Ломизе пил раза два-три в жизни, но тут неожиданно согласился.

— Давай, — сказал он, вворачивая в нос вату.

Профессор достал из портфеля бутылку водки, откупорил ее и налил в большие рюмки. Ломизе принес себе еще талой воды из холодильного шкафа.

— Ну, за твое здоровье, — сказал профессор и выпил.

Превозмогая себя, Ломизе проглотил водку и обильно запил ее холодной водой.

— Старина, — сказал профессор, — у тебя гипертрофированное чутье. Из-за этого ты живешь как какой-то бирюк. Вот что я тебе предлагаю: ложись к нам в клинику, мы сделаем тебе операцию, и будет у тебя нормальное обоняние. Будешь радоваться жизни.

Профессор налил еще водки.

— Знаешь, — сказал Ломизе, — это заманчиво, конечно, но...

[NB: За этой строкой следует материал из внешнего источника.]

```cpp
struct VsxFilterDev {
  int32_t enabled, iddef, leftjust, rightjust;
  double  id, weak_id, maxid, mid, query_cov, target_cov;
  int64_t maxsubs, maxgaps, mincols, maxdiffs;
  uint32_t * rank_counts;
  uint32_t * kept_pair;
  double   * kept_id;
  uint32_t * refused_pair;
};

struct VsxSlotOut {
  int16_t  score;
  uint16_t overflow;
  uint16_t leave;
  uint16_t pad;
};

struct VsxPairOut {
  int16_t  score;
  uint16_t aligned, matches, mismatches, gaps;
  uint16_t pad;
  uint32_t nruns;
  uint64_t run_off;
};

struct VsxSoaOut {
  int16_t  * score;
  uint16_t * aligned, * matches, * mismatches, * gaps;
  uint8_t  * verdict;
  uint64_t * text_off;
};

struct VsxRankedOut {
  uint32_t * pair;
  int16_t  * score;
  uint16_t * aligned, * matches, * mismatches, * gaps;
// ... 114 lines not shown
```

Baseline: 8413.

## Add provably-safe early termination to tilted max3 forward DP sweep

Adds an early-stop check inside the tilted single-query max3 forward loop. Every few 16-step blocks it computes upper bounds on the score any remaining path can still reach and compares them against lower bounds from the current end-of-column values. When the remaining steps provably cannot change the result, it writes the final score, sets the leave mask and exits the loop. This targets wasted DP steps on long targets, at the cost of extra bound computation, cross-lane permutes and readlanes during the sweep. It also adds a skipped-steps counter exposed through the timing struct, plus profiling scripts.

```diff
diff --git a/include/vsx.h b/include/vsx.h
--- a/include/vsx.h
+++ b/include/vsx.h
@@ -73,6 +73,7 @@
   uint32_t traceback_launches;
   uint64_t cells;
   uint64_t dir_bytes;
+  uint64_t steps_skipped;
 } vsx_timing;
 
 typedef struct vsx_plan_info {
diff --git a/profiles/early_stop/predict.py b/profiles/early_stop/predict.py
--- /dev/null
+++ b/profiles/early_stop/predict.py
@@ -0,0 +1,56 @@
+#!/usr/bin/env python3
+import os
+import sys
+
+import numpy as np
+
+ROOT = os.path.dirname(os.path.dirname(os.path.dirname(os.path.abspath(__file__))))
+sys.path.insert(0, ROOT)
+
+from tests import test_early_stop_math as M
+from vsearch_amd import workload
+
+
+def main():
+    nq = int(sys.argv[1]) if len(sys.argv) > 1 else 24
+    qlen = int(sys.argv[2]) if len(sys.argv) > 2 else 250
+    tlen = int(sys.argv[3]) if len(sys.argv) > 3 else 1000
+    R = 16 if qlen > 160 else 10
+    db, off, ln, fam = workload.make_family_db(2000, tlen, device="cpu")
+    qa, qoff, qln, src = workload.make_queries(db, off, ln, nq, qlen, device="cpu")
+    qi, ti = workload.family_candidates(src, fam)
+    db, qa = bytes(db.numpy()).decode(), bytes(qa.numpy()).decode()
+    s = M.DEFAULT
+    total = skipped = fired = 0
+    scores = []
+    for k in range(nq):
+        q = qa[int(qoff[k]):int(qoff[k]) + int(qln[k])]
+        ts = [db[int(off[x]):int(off[x]) + int(ln[x])] for x in ti[qi == k]]
+        Q = len(q)
+        sch = M.Schedule(Q, R)
+        dmin, dmax = min(map(len, ts)), max(map(len, ts))
+        steps = ((dmax + 3) & ~3) + 16
+        t_switch = (dmin - 1) & ~1
+        per = []
+        for t in ts:
+            H, En, htop, score, leave, margin, lv1s = M._dp(q, t, s)
+            scores.append(score)
+            per.append((M._plain_tables(sch, H, htop, s), H, En, htop, len(t)))
+        t_exit = None
+        t_ = (Q + 15) & ~15
+        while t_ + 32 <= t_switch:
+            if all(M._plain_criterion(sch, tabs, H, En, htop, D, s, t_ - 1)[0] for tabs, H, En, htop, D in per):
+                t_exit = t_
+                break
+            t_ += 16
+        total += steps
+        if t_exit is not None:
+            skipped += steps - t_exit
+            fired += 1
+        print(f"task {k}: Q {Q} D {dmin}..{dmax} steps {steps} exit {t_exit}", flush=True)
+    print(f"tasks {nq}, exits {fired}, steps {total}, skipped {skipped} = {100.0 * skipped / total:.1f} %, "
+          f"scores min/median/max {min(scores)}/{int(np.median(scores))}/{max(scores)}")
+
+
+if __name__ == "__main__":
+    main()
diff --git a/profiles/early_stop/skipped.py b/profiles/early_stop/skipped.py
--- /dev/null
+++ b/profiles/early_stop/skipped.py
@@ -0,0 +1,38 @@
+#!/usr/bin/env python3
+import os
+import sys
+
+import numpy as np
+import torch
+
+ROOT = os.path.dirname(os.path.dirname(os.path.dirname(os.path.abspath(__file__))))
+sys.path.insert(0, ROOT)
+
+from vsearch_amd import Aligner, SequenceSet, workload
+
+
+def main():
+    qlen = int(sys.argv[1]) if len(sys.argv) > 1 else 250
+    dlen = int(sys.argv[2]) if len(sys.argv) > 2 else 1000
+    dbn = int(sys.argv[3]) if len(sys.argv) > 3 else 1_000_000
+    nq, cands = 100_000, 8
+    dev = torch.device("cuda", 0)
+    db_ascii, db_off, db_len, fam = workload.make_family_db(dbn, dlen, seed=17, device=dev)
+    q_ascii, q_off, q_len, src = workload.make_queries(db_ascii, db_off, db_len, nq, qlen, seed=11, device=dev)
+    qidx, tidx = workload.family_candidates(src, fam, per_query=cands, seed=5)
+    with Aligner(device=0) as al:
+        T = SequenceSet(al, blob=db_ascii.numel(), offsets=db_off, lengths=db_len, device_ptr=db_ascii.data_ptr())
+        Q = SequenceSet(al, blob=q_ascii.numel(), offsets=q_off, lengths=q_len, device_ptr=q_ascii.data_ptr())
+        plan = al.plan(Q, T, qidx, tidx)
+        info = plan.describe()
+        plan.run()
+        tm = plan.sync()
+        plan.close()
+    dmax = db_len[tidx].reshape(nq, cands).max(axis=1).astype(np.int64)
+    steps = int((((dmax + 3) & ~3) + 16).sum())
+    print(f"{qlen} x {dlen}: tasks {info['tasks']} (split {info['tasks_split']}, max3 {info['tasks_max3']}), steps {steps}, "
+          f"skipped {int(tm.steps_skipped)} = {100.0 * tm.steps_skipped / steps:.2f} %, forward {tm.forward_ms:.3f} ms")
+
+
+if __name__ == "__main__":
+    main()
diff --git a/vsearch_amd/_lib.py b/vsearch_amd/_lib.py
--- a/vsearch_amd/_lib.py
+++ b/vsearch_amd/_lib.py
@@ -370,7 +370,7 @@
 class Timing(C.Structure):
     _fields_ = [("forward_ms", C.c_float), ("traceback_ms", C.c_float), ("total_ms", C.c_float),
                 ("forward_launches", C.c_uint32), ("traceback_launches", C.c_uint32),
-                ("cells", C.c_uint64), ("dir_bytes", C.c_uint64)]
+                ("cells", C.c_uint64), ("dir_bytes", C.c_uint64), ("steps_skipped", C.c_uint64)]
 
 
 class ClusterOut(C.Structure):
diff --git a/vsearch_amd/csrc/vsx_device.hip b/vsearch_amd/csrc/vsx_device.hip
--- a/vsearch_amd/csrc/vsx_device.hip
+++ b/vsearch_amd/csrc/vsx_device.hip
@@ -658,6 +658,63 @@
           t_switch = __builtin_amdgcn_readfirstlane(dmin == 0x7fffffff ? 0 : dmin - 1) & ~1;
           if (t_switch > steps) t_switch = steps & ~1;
         }
+      constexpr bool EARLY = TILT && MAX3 && ONE && NQ == 1 && !PAIR && !TRACK && R >= 4;
+      bool es_fired = false;
+      const int da_ = DA, db_ = DB;
+      auto early_check = [&](const int tn) __attribute__((always_inline)) -> int {
+        if constexpr (EARLY)
+          {
+            int ln = lane, DA = da_, DB = db_;
+            asm volatile("" : "+v"(ln), "+v"(DA), "+v"(DB));
+            const int l = ln & 15;
+            const int t1 = tn - 1, ll = total_lanes - 1, c = t1 - ll;
+            const int W0 = P.es_w0, e = P.es_e, W1 = W0 + tl, W2 = tl - e, rr = P.es_rr;
+            const u32 el = (u32) __builtin_amdgcn_ds_bpermute((ln - l + ll) << 2, (int) E[R - 1]);
+            const int eA = (int) (el & 0xffffu), eB = (int) (el >> 16);
+            const int lbA = eA - tl * (c + 1) - (DA - 2 - c) * rr, lbB = eB - tl * (c + 1) - (DB - 2 - c) * rr;
+            const int top = (int) P.htop[t1] + (int) BIAS16;
+            {
+              const int a1 = top + W1 * Q - tl * t1, a2 = top + W2 * Q - tl * t1;
+              const int cA = DA - 1 - t1, cB = DB - 1 - t1;
+              const int uA = a1 - e * cA < a2 + W0 * cA ? a1 - e * cA : a2 + W0 * cA;
+              const int uB = a1 - e * cB < a2 + W0 * cB ? a1 - e * cB : a2 + W0 * cB;
+              const int dA = DA > 0 ? uA - lbA : -1, dB = DB > 0 ? uB - lbB : -1;
+              int d = dA > dB ? dA : dB;
+              const int d1 = __builtin_amdgcn_readlane(d, 16), d2 = __builtin_amdgcn_readlane(d, 32), d3 = __builtin_amdgcn_readlane(d, 48);
+              d = __builtin_amdgcn_readlane(d, 0);
+              d = d > d1 ? d : d1; d = d > d2 ? d : d2; d = d > d3 ? d : d3;
+              if (d >= 0) { const int w = (d / P.es_rate) & ~15; return w < 16 ? 16 : w; }
+            }
+            const u32 w1pk = pack16(W1), w2pk = pack16(W2);
+            u32 m1 = hprev[0], m2 = hprev[0];
+#pragma unroll
+            for (int r = 1; r < R - 1; ++r) { m1 = pmaxu(m1 + w1pk, hprev[r]); m2 = pmaxu(m2 + w2pk, hprev[r]); }
+            m1 += w1pk; m2 += w2pk;
+            if (l < ll)
+              {
+                m1 = pmaxu(pmaxu(m1, hprev[R - 1]), hnext[R - 1] + pack16(tl - e));
+                m2 = pmaxu(pmaxu(m2, hprev[R - 1]), hnext[R - 1] + pack16(tl + W0));
+              }
+            if (l == 0)
+              {
+                m1 = pmaxu(m1, pack16(top + W1 * rc0));
+                m2 = pmaxu(m2, pack16(top + W2 * rc0));
+              }
+            const int j = t1 - l, rb = (ll - l) * R;
+            const int b1 = W1 * rb - tl * j, b2 = W2 * rb - tl * j;
+            const int cA = DA - 1 - j, cB = DB - 1 - j;
+            const int f1A = (int) (m1 & 0xffffu) + b1 - e * cA, f2A = (int) (m2 & 0xffffu) + b2 + W0 * cA;
+            const int f1B = (int) (m1 >> 16) + b1 - e * cB, f2B = (int) (m2 >> 16) + b2 + W0 * cB;
+            const bool okA = DA == 0 || (f1A < f2A ? f1A : f2A) < lbA;
+            const bool okB = DB == 0 || (f1B < f2B ? f1B : f2B) < lbB;
+            if (!__all((l > ll) || (okA && okB))) return 16;
+            const int sA = DA > 0 ? eA - (DA - 2 - c) * (rr - tl) : 0, sB = DB > 0 ? eB - (DB - 2 - c) * (rr - tl) : 0;
+            score = ((u32) sA & 0xffffu) | ((u32) sB << 16);
+            if (ln == 0 && P.es_skipped != nullptr) atomicAdd(P.es_skipped, (unsigned long long) (steps - tn));
+            return 0;
+          }
+        return 16;
+      };
       int t = 0;
       qrt = qrt_i_pk; rt = pack16(P.rt_i);
       for (; t < t_switch && (TRACK || t < 16); t += 2)
@@ -669,8 +726,18 @@
         {
           const u32 lpk = (u32) l * 0x00010001u;
           lv1 = psubw(lv1, psubw(0u, lpk));
+          int es_next = (EARLY && P.es_on) ? ((Q + 15) & ~15) : 0x7fffffff;
           for (; t + 32 <= t_switch; t += 16)
             {
+              if constexpr (EARLY)
+                {
+                  if (__builtin_expect(t >= es_next, 0))
+                    {
+                      const int w = early_check(t);
+                      if (w == 0) { es_fired = true; t = steps; break; }
+                      es_next = t + w;
+                    }
+                }
               const int tb = t & ~15;
 #pragma unroll
               for (int k = 0; k < 16; k += 2)
@@ -685,6 +752,7 @@
               step(t + 1, hnext, hprev, profB, profA, std::true_type {}, std::true_type {}, std::true_type {});
             }
           lv1 = psubw(lv1, lpk);
+          if constexpr (EARLY) { if (es_fired) leave = lv1 & ((DA > 0 ? 0x0000ffffu : 0u) | (DB > 0 ? 0xffff0000u : 0u)); }
         }
       for (; t < steps; t += 2)
         {
diff --git a/vsearch_amd/csrc/vsx_host.cpp b/vsearch_amd/csrc/vsx_host.cpp
--- a/vsearch_amd/csrc/vsx_host.cpp
+++ b/vsearch_amd/csrc/vsx_host.cpp
@@ -692,6 +692,17 @@
           return fail(VSX_EHIP, "vsx_create: %s", hipGetErrorString(e));
         }
       T.htop = c->d_htop_t.p; T.hleft = c->d_hleft_t.p; T.matrix = c->d_matrix_t.p;
+      {
+        bool ok = true;
+        for (int k = 0; k < 12; ++k) ok = ok && c->pen[k] >= 0;
+        const int e_min = std::min({geql, getl, geqi, geti, geqr, getr});
+        const int w0 = std::max({match, mism, 0}) + e_min;
+        if (ok && 32 * (w0 + g) <= 0xFFFF - 0x7BFF)
+          {
+            T.es_on = 1; T.es_w0 = w0; T.es_e = e_min; T.es_rr = geqr;
+            T.es_rate = std::max(1, w0 + geql);
+          }
+      }
     }
   { std::lock_guard<std::mutex> lk(g_ctx_mu); g_ctxs.push_back(c); }
   *out = c;
@@ -1360,7 +1371,7 @@
   VSX_HIP(pl->d_slab_off.alloc(&ctx->pool, ngp));
   VSX_HIP(pl->d_slot.alloc(&ctx->pool, pl->tasks.size() * VSX_TASK_SLOTS));
   VSX_HIP(pl->d_out.alloc(&ctx->pool, n_pairs));
-  VSX_HIP(pl->d_cursor.alloc(&ctx->pool, 2));
+  VSX_HIP(pl->d_cursor.alloc(&ctx->pool, 3));
   {
     const uint64_t np = std::max<uint64_t>(n_pairs, 1);
     const uint64_t width[7] = {2, 2, 2, 2, 2, 1, 8};
@@ -1458,7 +1469,7 @@
   VSX_HIP(hipSetDevice(ctx->device));
   hipStream_t st = pl->alt_fwd ? ctx->stream_b : ctx->stream, st2 = ctx->stream2;
   const int slot = pl->dir_slot;
-  VSX_HIP(hipMemsetAsync(pl->d_cursor.p, 0, 2 * sizeof(unsigned long long), st));
+  VSX_HIP(hipMemsetAsync(pl->d_cursor.p, 0, 3 * sizeof(unsigned long long), st));
   if (pl->filter.rank_counts) VSX_HIP(hipMemsetAsync(pl->d_rank_counts.p, 0, 2 * sizeof(uint32_t), st));
   VSX_HIP(hipEventRecord(pl->ev_begin, st));
   for (size_t k = 0; k < pl->chunks.size(); ++k)
@@ -1472,6 +1483,7 @@
         {
           VsxDevParams Pf = L.tilt ? ctx->Pt : ctx->P;
           Pf.max3 = (L.tilt == 2) ? 1 : 0;
+          Pf.es_skipped = pl->d_cursor.p + 2;
           static const bool one_off = std::getenv("VSX_ONESTRIP") && std::strcmp(std::getenv("VSX_ONESTRIP"), "0") == 0;
           VSX_HIP(vsx_launch_forward(L.rows, L.track, L.nq, (L.multi || (one_off && L.nq < 8)) ? 0 : 1, Pf, pl->d_tasks.p + L.first, L.count,
                                     pl->Q->codes(), pl->T->codes(), dir, pl->d_strip.p,
@@ -1502,7 +1514,7 @@
   ctx->ev_tb_used[slot] = true;
   VSX_HIP(vsx_launch_cigar_text(pl->d_out.p, pl->d_pair_ids.p, (uint32_t) pl->pair_ids.size(), pl->d_runs.p, pl->runs_capacity,
                                pl->d_text.p, pl->text_capacity, pl->d_cursor.p + 1, pl->soa, st2));
-  VSX_HIP(hipMemcpyAsync(pl->h_cursor, pl->d_cursor.p, 2 * sizeof(unsigned long long), hipMemcpyDeviceToHost, st2));
+  VSX_HIP(hipMemcpyAsync(pl->h_cursor, pl->d_cursor.p, 3 * sizeof(unsigned long long), hipMemcpyDeviceToHost, st2));
   VSX_HIP(hipEventRecord(pl->ev_end, st2));
   pl->ran = true;
   pl->host_patched = false;
@@ -1531,6 +1543,7 @@
       VSX_HIP(hipEventElapsedTime(&tm->total_ms, pl->ev_begin, pl->ev_end));
       tm->cells = pl->cells;
       tm->dir_bytes = pl->dir_bytes_total;
+      tm->steps_skipped = pl->h_cursor[2];
     }
   return VSX_OK;
 }
diff --git a/vsearch_amd/csrc/vsx_internal.h b/vsearch_amd/csrc/vsx_internal.h
--- a/vsearch_amd/csrc/vsx_internal.h
+++ b/vsearch_amd/csrc/vsx_internal.h
@@ -30,6 +30,8 @@
   int32_t  top_open, top_step;
   int32_t  tilt;
   int32_t  max3;
+  int32_t  es_on, es_w0, es_e, es_rr, es_rate;
+  unsigned long long * es_skipped;
   const int16_t * htop;
   const int16_t * hleft;
   const int16_t * matrix;
```

New measurement: 9470, median of 6. 12.6% higher.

— Подожди, — перебил его профессор, — выпьем-ка.

Они выпили.

— Ты торчишь тут, — воскликнул профессор, — и тяготишься своей жизнью!

— Таков мой крест, — сказал Ломизе.

— Какой, к черту, крест! Мог бы пользу приносить, наслаждаться и так далее, а ты... — Профессор разлил остатки водки и потянулся к портфелю за следующей бутылкой.